How does retinal detachment happen?
Everybody has fluid (vitreous fluid) in the back of their eye. Retinal detachment is usually an age-related change where the vitreous fluid, which is about 99% water, moves and shifts around. It eventually moves away from the retina, and so patients present with floaters in their vision.
In some patients, the vitreous fluid pulls too hard when it moves, and it can tear a hole in the retina. That can cause slight vision loss or shadows. We can use a laser to fix the tear.
How is a retinal detachment treated?
First, we remove the fluid in the back of the eye by draining it. Then, we laser around the tear to fix it. Then, to keep the detached piece in place where we want it, we fill up the back of the eye with a small amount of gas that pushes the retina back into the eyewall.
The procedure takes place in an operating room, and patients are generally ‘down’ for about a week. It’s critical for patients to keep their head down during recovery so that the gas in the back of the eye pushes the retina upward to the back of the eye (the eyewall).
Who does it happen to?
Generally, retinal detachments are an age-related problem, occurring in folks who are between 40-80. Many genetic dispositions and medical conditions can increase the likelihood of a person suffering a retinal detachment—for example: nearsightedness. Diabetics are also a group more prone to retinal detachments. Their detachments are due to scar tissue buildup.
Can retinal detachments be traumatic?
Yes, though it is a small percentage of retinal detachments. A hard hit to the eye can cause a more immediate, intense retinal detachment, because traction forces within the eye will pull the retina. This can happen to young, active people—especially athletes.
What does recovery of retinal detachment repair look like?
Patients leave the operating room with an eye patch. However, they only need to wear the eyepatch for the first day. The gas bubble will be inside the eye from the first day onward, but will slowly dissolve over time.
Patients are cautioned to take it easy for a week and keep their heads down. After the first week, they can pick their head up and look ahead. Generally, a full recovery and total healing takes about 6-8 weeks.
How urgent of a problem is a retinal detachment?
Retinal detachments need to be addressed quickly. We try to see patients the same day they call us, but if not, only a few days at most.

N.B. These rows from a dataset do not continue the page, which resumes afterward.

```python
def _declare(L):
    u8p, u32, u64, sz, vp = ctypes.c_char_p, ctypes.c_uint32, ctypes.c_uint64, ctypes.c_size_t, ctypes.c_void_p
    u32p = ctypes.POINTER(ctypes.c_uint32)

    def fn(name, res, *args):
        f = getattr(L, name)
        f.restype = res
        f.argtypes = list(args)

    fn("photon_crc_device_count", ctypes.c_int)
    fn("photon_crc_last_error", ctypes.c_char_p)
    fn("photon_crc_scratch_release", ctypes.c_int64)
    fn("photon_crc_set_lanes_per_buffer", ctypes.c_int, ctypes.c_int)
    fn("photon_crc_set_batch_grid", ctypes.c_int, ctypes.c_int)
    fn("photon_crc32c_batch_strided", ctypes.c_int, vp, u64, u64, u64, u32, vp, vp, vp)
    fn("photon_crc32c_batch_strided_sync", ctypes.c_int, vp, u64, u64, u64, u32, vp, vp, vp)
    fn("photon_crc32c_batch_iov", ctypes.c_int, vp, u64, u32, vp, vp, vp)
    fn("photon_crc32c_host_batch_strided", ctypes.c_int, vp, u64, u64, u64, u32, vp, vp)
    fn("photon_crc32c_host_batch_strided_multi", ctypes.c_int, vp, u64, u64, u64, u32, vp, vp, ctypes.c_int)
    fn("photon_crc32c_batch_strided_shards", ctypes.c_int, vp, ctypes.c_int)
    fn("photon_crc32c_batch_msg", ctypes.c_int, vp, vp, u64, u32, vp, vp, vp, vp)
    fn("photon_crc32c_combine_batch", ctypes.c_int, vp, vp, vp, u64, vp, vp)
    fn("photon_crc64ecma_batch_strided", ctypes.c_int, vp, u64, u64, u64, u64, vp, vp, vp)
    fn("photon_crc64ecma_batch_iov", ctypes.c_int, vp, u64, u64, vp, vp, vp)
    fn("photon_crc64ecma_host_batch_strided", ctypes.c_int, vp, u64, u64, u64, u64, vp, vp)
    fn("photon_crc64ecma_trim_batch", ctypes.c_int, vp, vp, vp, u64, vp, vp, vp)
    fn("photon_crc64ecma_combine_batch", ctypes.c_int, vp, vp, vp, u64, vp, vp)
    fn("photon_crc64ecma_batch_msg_n", ctypes.c_int, vp, vp, u64, u64, u64, vp, vp, vp, vp)
    fn("photon_crc64ecma_extend_device", ctypes.c_int, vp, u64, u64, vp, vp)
    fn("photon_crc_util_fill_splitmix", ctypes.c_int, vp, u64, u64, u64, u64, vp)
    fn("photon_crc_util_read_stream", ctypes.c_int, vp, u64, vp, u64, vp)
    fn("photon_crc_set_generic_rows", ctypes.c_int, ctypes.c_int)
    fn("photon_crc_set_long_shape", ctypes.c_int, ctypes.c_int, ctypes.c_int)
    fn("photon_crc_set_msg_mode", ctypes.c_int, ctypes.c_int)
    fn("photon_crc_set_routed_wait", ctypes.c_int, ctypes.c_int, ctypes.c_int)
    fn("photon_crc_set_small_service", ctypes.c_int, ctypes.c_int)
    fn("photon_crc_set_mid_kernel", ctypes.c_int, ctypes.c_int)
    fn("photon_crc_small_service_stats", ctypes.c_int, vp, vp, vp)
    fn("photon_crc_set_small_service_life", ctypes.c_int, ctypes.c_int)
    fn("photon_crc_set_service_doorbell", ctypes.c_int, ctypes.c_int)
    fn("photon_crc_small_service_doorbell", ctypes.c_int, ctypes.c_int)
    fn("photon_crc_small_service_deferred", u64)
    fn("photon_crc64_set_full_rows", ctypes.c_int, ctypes.c_int, ctypes.c_int)
    fn("photon_crc_host_register", ctypes.c_int, vp, u64)
    fn("photon_crc_stream_create", ctypes.c_int, ctypes.POINTER(vp))
    fn("photon_crc_stream_destroy", ctypes.c_int, vp)
    fn("photon_crc_stream_sync", ctypes.c_int, vp)
    fn("photon_crc_stream_on_complete", ctypes.c_int, vp, vp, vp)
    fn("photon_crc_device_alloc", ctypes.c_int, ctypes.POINTER(vp), u64)
    fn("photon_crc_device_free", ctypes.c_int, vp)
    fn("photon_crc_memcpy_async", ctypes.c_int, vp, vp, u64, vp)
    fn("photon_crc_host_unregister", ctypes.c_int, vp)
    fn("photon_crc32c_file_strided", ctypes.c_int, ctypes.c_int, u64, u64, u64, u64, u32, vp)
    fn("photon_crc_dispatch_fallbacks", u64)
    fn("photon_crc_lanes_for", ctypes.c_int, u64)
    fn("photon_crc_test_fail_next", None, ctypes.c_int)
    fn("photon_crc_test_long_plan", ctypes.c_int, u64, u64, ctypes.c_int, ctypes.c_int, ctypes.c_int, ctypes.c_int,
       vp, ctypes.c_int)
    fn("photon_crc32c_series_device", ctypes.c_int, vp, u32, u32, vp, vp)
    fn("photon_crc32c_combine_series_device", ctypes.c_int, vp, u32, u32, vp, vp)
    fn("photon_crc32c_trim_batch", ctypes.c_int, vp, vp, vp, u64, vp, vp, vp)
    fn("photon_crc32c_extend_device", ctypes.c_int, vp, u64, u32, vp, vp)
    fn("photon_crc32c_extend_spans", ctypes.c_int, vp, ctypes.c_int, u32, vp)
    fn("photon_crc64ecma_extend_spans", ctypes.c_int, vp, ctypes.c_int, u64, vp)
    fn("photon_crc_set_device_dispatch", ctypes.c_int, ctypes.c_int)
    fn("photon_crc32c_batch_msg_n", ctypes.c_int, vp, vp, u64, u64, u32, vp, vp, vp, vp)
    fn("photon_crc32c_copy_batch_strided", ctypes.c_int, vp, u64, vp, u64, u64, u64, u32, vp, vp, vp)
    fn("photon_crc32c_copy_batch_iov", ctypes.c_int, vp, vp, u64, u32, vp, vp, vp)
    fn("photon_crc32c_gather_msg_n", ctypes.c_int, vp, vp, u64, u64, vp, u32, vp, vp, vp, vp)
    fn("photon_crc64ecma_copy_batch_strided", ctypes.c_int, vp, u64, vp, u64, u64, u64, u64, vp, vp, vp)
    fn("photon_crc64ecma_copy_batch_iov", ctypes.c_int, vp, vp, u64, u64, vp, vp, vp)
    fn("photon_crc64ecma_gather_msg_n", ctypes.c_int, vp, vp, u64, u64, vp, u64, vp, vp, vp, vp)
    fn("photon_crc32c_copy_msg_iov_n", ctypes.c_int, vp, vp, u64, vp, vp, u64, u64, vp, u32, vp, vp, vp, vp)
    fn("photon_crc64ecma_copy_msg_iov_n", ctypes.c_int, vp, vp, u64, vp, vp, u64, u64, vp, u64, vp, vp, vp, vp)
    fn("photon_crc32c_copy_msg_iov_seg_n", ctypes.c_int, vp, vp, u64, vp, vp, u64, u64, vp, u32, vp, ctypes.c_int, vp,
       vp, vp, vp)
    fn("photon_crc64ecma_copy_msg_iov_seg_n", ctypes.c_int, vp, vp, u64, vp, vp, u64, u64, vp, u64, vp, ctypes.c_int,
       vp, vp, vp, vp)
    fn("photon_crc32c_copy_extend_device", ctypes.c_int, vp, vp, u64, u32, vp, vp)
    fn("photon_crc64ecma_copy_extend_device", ctypes.c_int, vp, vp, u64, u64, vp, vp)
    fn("photon_crc64ecma_series_device", ctypes.c_int, vp, u32, u32, vp, vp)
    fn("photon_crc64ecma_combine_series_device", ctypes.c_int, vp, u32, u32, vp, vp)
    fn("photon_crc32c_fold_parts_n", ctypes.c_int, vp, vp, vp, u64, u64, u32, vp, vp, vp, vp)
    fn("photon_crc64ecma_fold_parts_n", ctypes.c_int, vp, vp, vp, u64, u64, u64, vp, vp, vp, vp)
    fn("photon_crc_test_fold_parts", ctypes.c_int, ctypes.c_int, vp, vp, u64, u64, u32, vp, vp)
    fn("photon_crc_util_fold_on_host", ctypes.c_int, ctypes.c_int, vp, vp, vp, u64, u64, u64, vp, vp)
    fn("photon_crc_pinned_allocate", ctypes.c_int, vp, PhotonRange, ctypes.POINTER(vp))
    fn("photon_crc_pinned_deallocate", ctypes.c_int, vp, vp)
    fn("photon_crc_pinned_stats", ctypes.c_int, ctypes.POINTER(u64), ctypes.POINTER(u64))
    fn("photon_crc_pinned_release", ctypes.c_int64)
    fn("photon_crc_msg_batch_create", vp, u32, u32, u32)
    fn("photon_crc_msg_batch_destroy", None, vp)
    fn("photon_crc_msg_batch_add", ctypes.c_int64, vp, vp, u32, vp, u64, u32)
    fn("photon_crc_msg_batch_submit", ctypes.c_int, vp, vp, vp, vp)
    fn("photon_crc_msg_batch_wait", ctypes.c_int64, vp)
    fn("photon_crc_msg_batch_result", ctypes.c_int, vp, u64, ctypes.POINTER(u32))
    fn("photon_crc_msg_batch_count", u64, vp)
    fn("photon_crc_msg_batch_reset", ctypes.c_int, vp)

    cpp = {
        "crc32c_sw": ("_Z9crc32c_swPKhmj", u32, u8p, sz, u32),
        "crc32c_hw": ("_Z9crc32c_hwPKhmj", u32, u8p, sz, u32),
        "crc32c_hw_simple": ("_Z16crc32c_hw_simplePKhmj", u32, u8p, sz, u32),
        "crc32c_hw_portable": ("_Z18crc32c_hw_portablePKhmj", u32, u8p, sz, u32),
        "crc32c_series_sw": ("_Z16crc32c_series_swPKhjjPj", None, u8p, u32, u32, u32p),
        "crc32c_series_hw": ("_Z16crc32c_series_hwPKhjjPj", None, u8p, u32, u32, u32p),
        "crc32c_combine_sw": ("_Z17crc32c_combine_swjjj", u32, u32, u32, u32),
        "crc32c_combine_hw": ("_Z17crc32c_combine_hwjjj", u32, u32, u32, u32),
        "crc32c_combine_series_sw": ("_Z24crc32c_combine_series_swPjjj", u32, u32p, u32, u32),
        "crc32c_combine_series_hw": ("_Z24crc32c_combine_series_hwPjjj", u32, u32p, u32, u32),
        "crc32c_trim_sw": ("_Z14crc32c_trim_sw16CRC32C_ComponentS_S_", u32, u64, u64, u64),
        "crc32c_trim_hw": ("_Z14crc32c_trim_hw16CRC32C_ComponentS_S_", u32, u64, u64, u64),
        "crc64ecma_sw": ("_Z12crc64ecma_swPKhmm", u64, u8p, sz, u64),
        "crc64ecma_hw": ("_Z12crc64ecma_hwPKhmm", u64, u8p, sz, u64),
        "crc64ecma_series_sw": ("_Z19crc64ecma_series_swPKhjjPm", None, u8p, u32, u32, ctypes.POINTER(u64)),
        "crc64ecma_series_hw": ("_Z19crc64ecma_series_hwPKhjjPm", None, u8p, u32, u32, ctypes.POINTER(u64)),
        "crc64ecma_combine_sw": ("_Z20crc64ecma_combine_swmmj", u64, u64, u64, u32),
        "crc64ecma_combine_hw": ("_Z20crc64ecma_combine_hwmmj", u64, u64, u64, u32),
        "crc64ecma_combine_series_sw": ("_Z27crc64ecma_combine_series_swPmjj", u64, ctypes.POINTER(u64), u32, u32),
        "crc64ecma_combine_series_hw": ("_Z27crc64ecma_combine_series_hwPmjj", u64, ctypes.POINTER(u64), u32, u32),
        "crc64ecma_trim_sw": ("_Z17crc64ecma_trim_sw19CRC64ECMA_ComponentS_S_", u64, u64, u64, u64, u64, u64, u64),
        "crc64ecma_trim_hw": ("_Z17crc64ecma_trim_hw19CRC64ECMA_ComponentS_S_", u64, u64, u64, u64, u64, u64, u64),
    }
    L.cpp = {}
    for py, (mangled, res, *args) in cpp.items():
        f = getattr(L, mangled)
# ... 9 lines not shown
```

### photonlibos_amd/checksum.py

```python
import ctypes

from ._native import lib

__all__ = [
    "CrcError",
    "crc32c", "crc32c_extend", "crc32c_sw", "crc32c_hw", "crc32c_hw_simple", "crc32c_hw_portable",
    "crc32c_series", "crc32c_series_sw", "crc32c_series_hw",
    "crc32c_combine", "crc32c_combine_sw", "crc32c_combine_hw",
    "crc32c_combine_series", "crc32c_combine_series_sw", "crc32c_combine_series_hw",
    "crc32c_trim", "crc32c_trim_sw", "crc32c_trim_hw", "is_crc32c_hw_available",
    "device_count", "set_lanes_per_buffer", "host_batch_strided", "host_batch_strided_multi", "batch_strided_shards",
    "Shard", "batch_strided", "batch_strided_sync", "batch_iov", "batch_msg",
    "copy_batch_strided", "copy_batch_iov", "gather_msg_n",
    "crc64ecma", "crc64ecma_extend", "crc64ecma_sw", "crc64ecma_hw", "crc64ecma_combine", "crc64ecma_series",
    "crc64ecma_combine_series", "crc64ecma_trim",
    "copy_batch64_strided", "copy_batch64_iov", "gather64_msg_n",
    "copy_msg_iov_n", "copy_msg64_iov_n",
    "copy_msg_iov_seg_n", "copy_msg64_iov_seg_n", "SEG_OF_SRC", "SEG_OF_DST",
    "copy_extend_device", "copy_extend64_device",
    "series64_device", "combine_series64_device", "fold_parts_device", "fold_parts64_device",
    "crc64ecma_series_at", "crc64ecma_combine_series_at",
    "batch64_strided", "batch64_iov", "combine64_batch", "trim64_batch", "batch64_msg_n", "host_batch64_strided", "extend64_device", "extend_spans", "extend64_spans", "Span", "combine_batch", "fill_splitmix", "read_stream", "IOVEC_DTYPE",
]

# ... 490 lines not shown


_SERIES64_PTR_FN = _SERIES_PTR_FN
_CSER64_PTR_FN = ctypes.CFUNCTYPE(ctypes.c_uint64, ctypes.c_void_p, ctypes.c_uint32, ctypes.c_uint32)


def crc64ecma_series_at(addr, part_size, n_parts, out_addr):
    _auto("crc64ecma_series_auto", _SERIES64_PTR_FN)(addr, part_size, n_parts, out_addr)


def crc64ecma_combine_series_at(addr, part_size, n_parts):
    return _auto("crc64ecma_combine_series_auto", _CSER64_PTR_FN)(addr, part_size, n_parts)


def host_register(addr, nbytes):
    _check(lib().photon_crc_host_register(addr, nbytes))
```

The good thing about retinal detachments is that patients notice their symptoms right away (in the form of shadowy vision). We want to fix the retina and get it back into the proper position ASAP so they can function properly and see again.

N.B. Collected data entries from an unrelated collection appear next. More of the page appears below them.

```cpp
extern "C" int emp_wino4_conv_bn_act_nhwc(const float *x, int N, int H, int W, int Cin, int dil, const int32_t *tiles,
                                          int64_t T, const float *U, int Cout, const float *scale, const float *shift,
                                          int relu, float *out, int64_t out_pixel_stride, void *stream)
{
    EMP_REQUIRE(x && tiles && U && scale && shift && out, "wino4_conv: null pointer (scale and shift are required)");
    EMP_REQUIRE(N > 0 && H > 0 && W > 0 && dil >= 1 && T >= 0, "wino4_conv: bad shape");
    if (out_pixel_stride == 0) out_pixel_stride = Cout;
    EMP_REQUIRE(out_pixel_stride >= Cout, "wino4_conv: bad pixel stride");
    EMP_REQUIRE(((reinterpret_cast<uintptr_t>(x) | reinterpret_cast<uintptr_t>(U)) & 15) == 0 &&
                (reinterpret_cast<uintptr_t>(out) & 3) == 0, "wino4_conv: alignment");
    if (T == 0) return EMP_OK;
    EMP_REQUIRE(wf_shape_ok(T, Cin, Cout), "wino4_conv: 64 -> 64 or 128 -> 128 with the K-slab 16 plan only (T = %lld, %d -> %d)",
                (long long)T, Cin, Cout);
    EMP_REQUIRE((int64_t)N * H * W * Cin < (1LL << 30) && T < (1LL << 31) - WF_G, "wino4_conv: activation too large for 32-bit byte offsets");
    WfGeom g;
    g.x = x; g.U = U; g.scale = scale; g.shift = shift; g.tiles = tiles; g.out = out;
    g.T = T; g.out_ps = out_pixel_stride; g.H = H; g.W = W; g.dil = dil;
    g.groups = (int)emp_cdiv(T, WF_G);
    hipStream_t st = emp_stream(stream);
    const dim3 grid(256), block(WF_THREADS);
    if (Cin == 64) {
        if (relu) hipLaunchKernelGGL((wino4_fused_kernel<64, 64, true>), grid, block, 0, st, g);
        else hipLaunchKernelGGL((wino4_fused_kernel<64, 64, false>), grid, block, 0, st, g);
    } else {
        if (relu) hipLaunchKernelGGL((wino4_fused_kernel<128, 128, true>), grid, block, 0, st, g);
        else hipLaunchKernelGGL((wino4_fused_kernel<128, 128, false>), grid, block, 0, st, g);
    }
    EMP_CHECK_LAUNCH("emp_wino4_conv_bn_act_nhwc");
    return EMP_OK;
}
```

Baseline: 133.1.

## Stage Winograd input gathers through LDS with async global_load_lds and deeper U prefetch

Replaces the register-held raw input gather with global_load_lds_dword writes into a new LDS staging area, issued row by row during the MFMA loop of the previous slab. Filter (U) loads use inline-asm global_load_dwordx4 with a prefetch depth of 8 and explicit vmcnt waits computed per step, in place of the old depth-3 prefetch. Tile metadata and scale/shift loads for the epilogue and the next item are hoisted earlier, and one trailing barrier is removed. The aim is to hide global latency and cut register pressure, at the cost of a larger LDS footprint and fragile hand-counted vmcnt and m0 handling.

```diff
diff --git a/empanada_amd/csrc/emp_wino4.hip b/empanada_amd/csrc/emp_wino4.hip
--- a/empanada_amd/csrc/emp_wino4.hip
+++ b/empanada_amd/csrc/emp_wino4.hip
@@ -10,7 +10,8 @@
 #define WF_S 16
 #define WF_RS 34
 #define WF_PS (WF_S * WF_RS)
-#define WF_PF 3
+#define WF_UD 8
+#define WF_STG (WF_THREADS * 36)
 #define WF_XCH (WF_THREADS * 48)
 #define WF_T_MIN 3136
 
@@ -22,12 +23,59 @@
     int H, W, dil, groups;
 };
 
+__device__ __forceinline__ void wf_glds4(const char *sbase, uint32_t vrow, uint32_t vcol, unsigned lds_byte_addr)
+{
+    uint32_t voff;
+    asm volatile("v_add_u32 %0, %1, %2\n\ts_mov_b32 m0, %4\n\ts_nop 2\n\tglobal_load_lds_dword %0, %3"
+                 : "=&v"(voff) : "v"(vrow), "v"(vcol), "s"(sbase), "s"(lds_byte_addr) : "m0");
+}
+__device__ __forceinline__ f32x4 wf_ldu(const float *sbase, uint32_t voff)
+{
+    f32x4 r;
+    asm volatile("s_nop 4\n\tglobal_load_dwordx4 %0, %1, %2" : "=v"(r) : "v"(voff), "s"(sbase));
+    return r;
+}
+template <int N>
+__device__ __forceinline__ void wf_wait_u(f32x4 &c)
+{
+    asm volatile("s_waitcnt vmcnt(%1)" : "+v"(c) : "n"(N));
+}
+__device__ __forceinline__ void wf_wait_u(int n, f32x4 &c)
+{
+#define WF_W1(k) case k: wf_wait_u<k>(c); break;
+#define WF_W8(k) WF_W1(k) WF_W1(k + 1) WF_W1(k + 2) WF_W1(k + 3) WF_W1(k + 4) WF_W1(k + 5) WF_W1(k + 6) WF_W1(k + 7)
+    switch (n) {
+        WF_W8(0) WF_W8(8) WF_W8(16) WF_W8(24) WF_W8(32) WF_W8(40) WF_W8(48) WF_W8(56)
+        default: wf_wait_u<0>(c);
+    }
+#undef WF_W8
+#undef WF_W1
+}
+__device__ __forceinline__ void wf_wait_all()
+{
+    asm volatile("s_waitcnt vmcnt(0)" ::: "memory");
+}
+constexpr int wf_younger(int lp, bool gather)
+{
+    const int u = (lp + WF_UD - 1 < 17 ? lp + WF_UD - 1 : 17) - lp;
+    const int first = lp < WF_UD ? 0 : lp - WF_UD, last = lp - 1 < 5 ? lp - 1 : 5;
+    return u + (gather && last >= first ? 6 * (last - first + 1) : 0);
+}
+
 template <int CIN, int COUT, bool RELU>
 __global__ __launch_bounds__(WF_THREADS, 2) void wino4_fused_kernel(WfGeom g)
 {
     constexpr int KS = CIN / WF_S;
     constexpr int CG = COUT / 64;
-    __shared__ __attribute__((aligned(16))) float Vs[36 * WF_PS > WF_XCH ? 36 * WF_PS : WF_XCH];
+    static_assert(WF_XCH <= 36 * WF_PS + WF_STG && WF_UD >= 6 && WF_UD <= 18 && wf_younger(WF_UD, true) < 64, "LDS / vmcnt budget");
+    __shared__ __attribute__((aligned(16))) float Ls[WF_STG + 36 * WF_PS];
+    typedef __attribute__((address_space(3))) float lds_f;
+    auto fixed = [](float *p) {
+        unsigned a = (unsigned)(size_t)(lds_f *)p;
+        asm volatile("" : "+v"(a));
+        return (lds_f *)(size_t)a;
+    };
+    float *const Vs = Ls + WF_STG;
 
     const int tid = threadIdx.x, wave = tid >> 6, lane = tid & 63;
     const int tl = tid >> 4, ch = tid & 15;
@@ -39,41 +87,51 @@
     const int lo = (int)((int64_t)g.groups * xcd / 8), hi = (int)((int64_t)g.groups * (xcd + 1) / 8);
     const int n_items = slot < hi - lo ? ((hi - lo - slot + per - 1) / per) * CG : 0;
 
-    auto load_raw = [&](int item, int s, v1 (&raw)[6][6]) -> int {
-        const int64_t t = (int64_t)(lo + slot + (item / CG) * per) * WF_G + tl;
-        const bool live = t < g.T;
-        const int64_t tc = live ? t : g.T - 1;
-        const int n = g.tiles[3 * tc], by = g.tiles[3 * tc + 1], bx = g.tiles[3 * tc + 2];
-        const uint32_t src = 4u * ((uint32_t)n * (uint32_t)(g.H * g.W * CIN) + (uint32_t)(WF_S * s + ch));
-        const char *xb = reinterpret_cast<const char *>(g.x);
-        int mask = 0;
-        uint32_t xo[6];
+    uint32_t rowo[6], colo[6];
+    int mask = 0;
+    auto tile_geom = [&](int n, int by, int bx, bool live) {
+        const uint32_t src = 4u * ((uint32_t)n * (uint32_t)(g.H * g.W * CIN) + (uint32_t)ch);
+        mask = 0;
 #pragma unroll
         for (int b = 0; b < 6; ++b) {
             const int xx = bx + b * g.dil;
             if (live && xx >= 0 && xx < g.W) mask |= 64 << b;
-            xo[b] = 4u * (uint32_t)(min(max(xx, 0), g.W - 1) * CIN);
+            colo[b] = 4u * (uint32_t)(min(max(xx, 0), g.W - 1) * CIN);
         }
 #pragma unroll
         for (int a = 0; a < 6; ++a) {
             const int yy = by + a * g.dil;
             if (live && yy >= 0 && yy < g.H) mask |= 1 << a;
-            const uint32_t row = src + 4u * (uint32_t)(min(max(yy, 0), g.H - 1) * (g.W * CIN));
-#pragma unroll
-            for (int b = 0; b < 6; ++b) raw[a][b] = {*reinterpret_cast<const float *>(xb + (row + xo[b]))};
-        }
-        return mask;
-    };
-    auto transform = [&](const v1 (&raw)[6][6], int mask) {
+            rowo[a] = src + 4u * (uint32_t)(min(max(yy, 0), g.H - 1) * (g.W * CIN));
+        }
+    };
+    auto tile_index = [&](int item) -> int64_t {
+        const int64_t t = (int64_t)(lo + slot + (item / CG) * per) * WF_G + tl;
+        return t < g.T ? t : g.T - 1;
+    };
+    auto tile_live = [&](int item) { return (int64_t)(lo + slot + (item / CG) * per) * WF_G + tl < g.T; };
+    const unsigned lds0 = (unsigned)(size_t)(__attribute__((address_space(3))) float *)Ls;
+    const unsigned stg_dst = __builtin_amdgcn_readfirstlane(lds0 + (unsigned)(64 * wave * 4));
+    auto gather_row = [&](int a, int s) {
+        const char *xs = reinterpret_cast<const char *>(g.x) + 4 * WF_S * s;
+#pragma unroll
+        for (int b = 0; b < 6; ++b) wf_glds4(xs, rowo[a], colo[b], stg_dst + (unsigned)((a * 6 + b) * WF_THREADS * 4));
+    };
+    lds_f *const raw0 = fixed(&Ls[tid]), *const raw1 = fixed(&Ls[18 * WF_THREADS + tid]);
+    lds_f *const dst0 = fixed(&Vs[ch * WF_RS + tl]), *const dst1 = fixed(&Vs[18 * WF_PS + ch * WF_RS + tl]);
+    auto transform = [&]() {
         v1 tt[6][6];
 #pragma unroll
         for (int a = 0; a < 6; ++a) {
             v1 d[6];
-#pragma unroll
-            for (int b = 0; b < 6; ++b) d[b] = {(mask >> a & 1) && (mask >> (6 + b) & 1) ? raw[a][b].x : 0.f};
+            float val[6];
+#pragma unroll
+            for (int b = 0; b < 6; ++b) val[b] = (a < 3 ? raw0 : raw1)[((a % 3) * 6 + b) * WF_THREADS];
+            asm volatile("" : "+v"(val[0]), "+v"(val[1]), "+v"(val[2]), "+v"(val[3]), "+v"(val[4]), "+v"(val[5]));
+#pragma unroll
+            for (int b = 0; b < 6; ++b) d[b] = {(mask >> a & 1) && (mask >> (6 + b) & 1) ? val[b] : 0.f};
             wino4_bt(d, tt[a]);
         }
-        float *dst = &Vs[ch * WF_RS + tl];
 #pragma unroll
         for (int v = 0; v < 6; ++v) {
             v1 col[6], r[6];
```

It is not good to wait with an urgent eye care problem, because the other eye can begin taking over and trying to compensate for the lack of clarity in the injured eye. This is not good for either eye.
What is chronic retinal detachment?
CRD is the name we give to patients who present with a retinal detachment maybe 3-4 months after the initial detachment. The term refers broadly to patients who don’t go to the doctor right away. We treat it as an urgent issue, but it’s not an acute injury if the patient visits us months or years after the fact.